--- Data for this exercise Enclosed Below ---
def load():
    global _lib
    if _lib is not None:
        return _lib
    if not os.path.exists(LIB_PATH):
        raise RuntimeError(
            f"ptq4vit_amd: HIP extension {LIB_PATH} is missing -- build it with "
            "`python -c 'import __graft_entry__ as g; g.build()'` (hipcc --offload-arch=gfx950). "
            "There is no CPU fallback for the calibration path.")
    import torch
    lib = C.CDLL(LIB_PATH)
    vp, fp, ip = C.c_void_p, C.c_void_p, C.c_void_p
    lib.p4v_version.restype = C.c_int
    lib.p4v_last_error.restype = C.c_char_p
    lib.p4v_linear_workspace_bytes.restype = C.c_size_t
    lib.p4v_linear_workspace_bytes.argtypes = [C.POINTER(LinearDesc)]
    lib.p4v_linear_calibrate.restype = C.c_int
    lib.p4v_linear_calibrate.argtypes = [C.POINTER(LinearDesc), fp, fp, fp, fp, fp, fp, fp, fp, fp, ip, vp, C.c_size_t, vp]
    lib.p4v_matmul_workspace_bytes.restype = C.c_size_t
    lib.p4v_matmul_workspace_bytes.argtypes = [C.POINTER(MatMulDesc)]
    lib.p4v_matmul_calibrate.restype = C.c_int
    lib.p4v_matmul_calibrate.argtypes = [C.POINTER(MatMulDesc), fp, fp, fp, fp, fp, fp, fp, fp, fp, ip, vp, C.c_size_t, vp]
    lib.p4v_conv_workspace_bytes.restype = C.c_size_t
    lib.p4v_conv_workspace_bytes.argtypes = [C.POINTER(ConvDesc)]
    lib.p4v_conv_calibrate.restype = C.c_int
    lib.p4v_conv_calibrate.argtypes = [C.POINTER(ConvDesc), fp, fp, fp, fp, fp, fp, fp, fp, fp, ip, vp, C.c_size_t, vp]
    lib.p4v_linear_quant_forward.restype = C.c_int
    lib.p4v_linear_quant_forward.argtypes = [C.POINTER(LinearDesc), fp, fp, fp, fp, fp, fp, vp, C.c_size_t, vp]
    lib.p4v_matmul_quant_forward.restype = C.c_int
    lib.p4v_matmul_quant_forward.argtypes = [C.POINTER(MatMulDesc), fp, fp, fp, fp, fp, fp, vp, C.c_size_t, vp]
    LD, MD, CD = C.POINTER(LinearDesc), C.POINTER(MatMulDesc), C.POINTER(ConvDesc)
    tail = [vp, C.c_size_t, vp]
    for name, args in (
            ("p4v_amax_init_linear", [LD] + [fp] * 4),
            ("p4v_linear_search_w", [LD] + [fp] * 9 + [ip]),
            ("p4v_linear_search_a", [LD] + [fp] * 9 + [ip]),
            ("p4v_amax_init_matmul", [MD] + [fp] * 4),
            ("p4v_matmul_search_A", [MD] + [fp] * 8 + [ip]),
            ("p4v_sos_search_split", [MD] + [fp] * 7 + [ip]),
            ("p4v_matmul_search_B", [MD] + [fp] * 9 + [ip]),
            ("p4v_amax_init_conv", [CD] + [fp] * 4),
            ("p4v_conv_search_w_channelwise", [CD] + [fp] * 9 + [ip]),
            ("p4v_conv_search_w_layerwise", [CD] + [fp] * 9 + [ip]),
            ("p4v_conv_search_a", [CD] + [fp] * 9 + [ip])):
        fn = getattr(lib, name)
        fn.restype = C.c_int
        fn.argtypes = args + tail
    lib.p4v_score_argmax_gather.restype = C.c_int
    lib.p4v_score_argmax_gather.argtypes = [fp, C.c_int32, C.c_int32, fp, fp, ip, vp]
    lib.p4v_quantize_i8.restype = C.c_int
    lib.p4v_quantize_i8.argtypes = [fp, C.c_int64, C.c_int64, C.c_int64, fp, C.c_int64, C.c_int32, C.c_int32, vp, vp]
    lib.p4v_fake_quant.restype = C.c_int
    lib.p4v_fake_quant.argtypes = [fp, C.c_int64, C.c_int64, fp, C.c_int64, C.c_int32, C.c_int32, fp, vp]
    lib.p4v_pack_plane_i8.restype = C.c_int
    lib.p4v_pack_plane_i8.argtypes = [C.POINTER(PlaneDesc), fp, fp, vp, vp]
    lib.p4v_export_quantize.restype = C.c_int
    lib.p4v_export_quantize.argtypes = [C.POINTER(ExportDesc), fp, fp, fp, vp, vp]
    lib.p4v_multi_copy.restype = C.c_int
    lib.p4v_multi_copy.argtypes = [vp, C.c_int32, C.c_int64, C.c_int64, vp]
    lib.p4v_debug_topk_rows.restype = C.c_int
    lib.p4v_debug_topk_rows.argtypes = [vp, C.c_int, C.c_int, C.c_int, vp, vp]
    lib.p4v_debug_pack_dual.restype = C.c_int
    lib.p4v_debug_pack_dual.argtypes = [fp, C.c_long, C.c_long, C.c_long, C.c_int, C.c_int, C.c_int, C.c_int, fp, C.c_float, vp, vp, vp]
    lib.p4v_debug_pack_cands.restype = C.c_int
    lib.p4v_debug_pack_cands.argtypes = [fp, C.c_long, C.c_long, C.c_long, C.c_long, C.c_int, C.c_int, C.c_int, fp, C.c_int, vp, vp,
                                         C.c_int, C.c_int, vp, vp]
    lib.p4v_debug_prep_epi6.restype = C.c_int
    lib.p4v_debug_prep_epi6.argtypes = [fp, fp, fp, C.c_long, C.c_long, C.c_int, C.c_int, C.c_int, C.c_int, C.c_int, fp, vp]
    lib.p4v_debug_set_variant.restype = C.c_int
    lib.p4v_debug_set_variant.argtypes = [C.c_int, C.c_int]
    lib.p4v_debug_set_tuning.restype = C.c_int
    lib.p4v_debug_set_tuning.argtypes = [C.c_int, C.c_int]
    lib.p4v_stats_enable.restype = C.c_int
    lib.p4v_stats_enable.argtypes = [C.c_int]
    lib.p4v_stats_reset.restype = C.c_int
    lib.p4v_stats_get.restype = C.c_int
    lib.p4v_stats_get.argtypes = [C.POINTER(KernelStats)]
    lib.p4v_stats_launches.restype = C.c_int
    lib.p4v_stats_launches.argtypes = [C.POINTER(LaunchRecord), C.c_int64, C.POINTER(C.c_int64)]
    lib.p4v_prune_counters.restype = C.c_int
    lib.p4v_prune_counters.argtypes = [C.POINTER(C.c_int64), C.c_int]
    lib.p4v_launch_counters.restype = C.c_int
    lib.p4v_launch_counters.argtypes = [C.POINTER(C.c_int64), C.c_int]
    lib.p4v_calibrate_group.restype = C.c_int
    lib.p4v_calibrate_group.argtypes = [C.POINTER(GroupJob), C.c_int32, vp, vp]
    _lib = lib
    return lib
--- End of Enclosed Data for this exercise ---
About this exercise
The full set of entries should be transcribed exactly.

Exercise response
def load():
    global _lib
    if _lib is not None:
        return _lib
    if not os.path.exists(LIB_PATH):
        raise RuntimeError(
            f"ptq4vit_amd: HIP extension {LIB_PATH} is missing -- build it with "
            "`python -c 'import __graft_entry__ as g; g.build()'` (hipcc --offload-arch=gfx950). "
            "There is no CPU fallback for the calibration path.")
    import torch
    lib = C.CDLL(LIB_PATH)
    vp, fp, ip = C.c_void_p, C.c_void_p, C.c_void_p
    lib.p4v_version.restype = C.c_int
    lib.p4v_last_error.restype = C.c_char_p
    lib.p4v_linear_workspace_bytes.restype = C.c_size_t
    lib.p4v_linear_workspace_bytes.argtypes = [C.POINTER(LinearDesc)]
    lib.p4v_linear_calibrate.restype = C.c_int
    lib.p4v_linear_calibrate.argtypes = [C.POINTER(LinearDesc), fp, fp, fp, fp, fp, fp, fp, fp, fp, ip, vp, C.c_size_t, vp]
    lib.p4v_matmul_workspace_bytes.restype = C.c_size_t
    lib.p4v_matmul_workspace_bytes.argtypes = [C.POINTER(MatMulDesc)]
    lib.p4v_matmul_calibrate.restype = C.c_int
    lib.p4v_matmul_calibrate.argtypes = [C.POINTER(MatMulDesc), fp, fp, fp, fp, fp, fp, fp, fp, fp, ip, vp, C.c_size_t, vp]
    lib.p4v_conv_workspace_bytes.restype = C.c_size_t
    lib.p4v_conv_workspace_bytes.argtypes = [C.POINTER(ConvDesc)]
    lib.p4v_conv_calibrate.restype = C.c_int
    lib.p4v_conv_calibrate.argtypes = [C.POINTER(ConvDesc), fp, fp, fp, fp, fp, fp, fp, fp, fp, ip, vp, C.c_size_t, vp]
    lib.p4v_linear_quant_forward.restype = C.c_int
    lib.p4v_linear_quant_forward.argtypes = [C.POINTER(LinearDesc), fp, fp, fp, fp, fp, fp, vp, C.c_size_t, vp]
    lib.p4v_matmul_quant_forward.restype = C.c_int
    lib.p4v_matmul_quant_forward.argtypes = [C.POINTER(MatMulDesc), fp, fp, fp, fp, fp, fp, vp, C.c_size_t, vp]
    LD, MD, CD = C.POINTER(LinearDesc), C.POINTER(MatMulDesc), C.POINTER(ConvDesc)
    tail = [vp, C.c_size_t, vp]
    for name, args in (
            ("p4v_amax_init_linear", [LD] + [fp] * 4),
            ("p4v_linear_search_w", [LD] + [fp] * 9 + [ip]),
            ("p4v_linear_search_a", [LD] + [fp] * 9 + [ip]),
            ("p4v_amax_init_matmul", [MD] + [fp] * 4),
            ("p4v_matmul_search_A", [MD] + [fp] * 8 + [ip]),
            ("p4v_sos_search_split", [MD] + [fp] * 7 + [ip]),
            ("p4v_matmul_search_B", [MD] + [fp] * 9 + [ip]),
            ("p4v_amax_init_conv", [CD] + [fp] * 4),
            ("p4v_conv_search_w_channelwise", [CD] + [fp] * 9 + [ip]),
            ("p4v_conv_search_w_layerwise", [CD] + [fp] * 9 + [ip]),
            ("p4v_conv_search_a", [CD] + [fp] * 9 + [ip])):
        fn = getattr(lib, name)
        fn.restype = C.c_int
        fn.argtypes = args + tail
    lib.p4v_score_argmax_gather.restype = C.c_int
    lib.p4v_score_argmax_gather.argtypes = [fp, C.c_int32, C.c_int32, fp, fp, ip, vp]
    lib.p4v_quantize_i8.restype = C.c_int
    lib.p4v_quantize_i8.argtypes = [fp, C.c_int64, C.c_int64, C.c_int64, fp, C.c_int64, C.c_int32, C.c_int32, vp, vp]
    lib.p4v_fake_quant.restype = C.c_int
    lib.p4v_fake_quant.argtypes = [fp, C.c_int64, C.c_int64, fp, C.c_int64, C.c_int32, C.c_int32, fp, vp]
    lib.p4v_pack_plane_i8.restype = C.c_int
    lib.p4v_pack_plane_i8.argtypes = [C.POINTER(PlaneDesc), fp, fp, vp, vp]
    lib.p4v_export_quantize.restype = C.c_int
    lib.p4v_export_quantize.argtypes = [C.POINTER(ExportDesc), fp, fp, fp, vp, vp]
    lib.p4v_multi_copy.restype = C.c_int
    lib.p4v_multi_copy.argtypes = [vp, C.c_int32, C.c_int64, C.c_int64, vp]
    lib.p4v_debug_topk_rows.restype = C.c_int
    lib.p4v_debug_topk_rows.argtypes = [vp, C.c_int, C.c_int, C.c_int, vp, vp]
    lib.p4v_debug_pack_dual.restype = C.c_int
    lib.p4v_debug_pack_dual.argtypes = [fp, C.c_long, C.c_long, C.c_long, C.c_int, C.c_int, C.c_int, C.c_int, fp, C.c_float, vp, vp, vp]
    lib.p4v_debug_pack_cands.restype = C.c_int
    lib.p4v_debug_pack_cands.argtypes = [fp, C.c_long, C.c_long, C.c_long, C.c_long, C.c_int, C.c_int, C.c_int, fp, C.c_int, vp, vp,
                                         C.c_int, C.c_int, vp, vp]
    lib.p4v_debug_prep_epi6.restype = C.c_int
    lib.p4v_debug_prep_epi6.argtypes = [fp, fp, fp, C.c_long, C.c_long, C.c_int, C.c_int, C.c_int, C.c_int, C.c_int, fp, vp]
    lib.p4v_debug_set_variant.restype = C.c_int
    lib.p4v_debug_set_variant.argtypes = [C.c_int, C.c_int]
    lib.p4v_debug_set_tuning.restype = C.c_int
    lib.p4v_debug_set_tuning.argtypes = [C.c_int, C.c_int]
    lib.p4v_stats_enable.restype = C.c_int
    lib.p4v_stats_enable.argtypes = [C.c_int]
    lib.p4v_stats_reset.restype = C.c_int
    lib.p4v_stats_get.restype = C.c_int
    lib.p4v_stats_get.argtypes = [C.POINTER(KernelStats)]
    lib.p4v_stats_launches.restype = C.c_int
    lib.p4v_stats_launches.argtypes = [C.POINTER(LaunchRecord), C.c_int64, C.POINTER(C.c_int64)]
    lib.p4v_prune_counters.restype = C.c_int
    lib.p4v_prune_counters.argtypes = [C.POINTER(C.c_int64), C.c_int]
    lib.p4v_launch_counters.restype = C.c_int
    lib.p4v_launch_counters.argtypes = [C.POINTER(C.c_int64), C.c_int]
    lib.p4v_calibrate_group.restype = C.c_int
    lib.p4v_calibrate_group.argtypes = [C.POINTER(GroupJob), C.c_int32, vp, vp]
    _lib = lib
    return lib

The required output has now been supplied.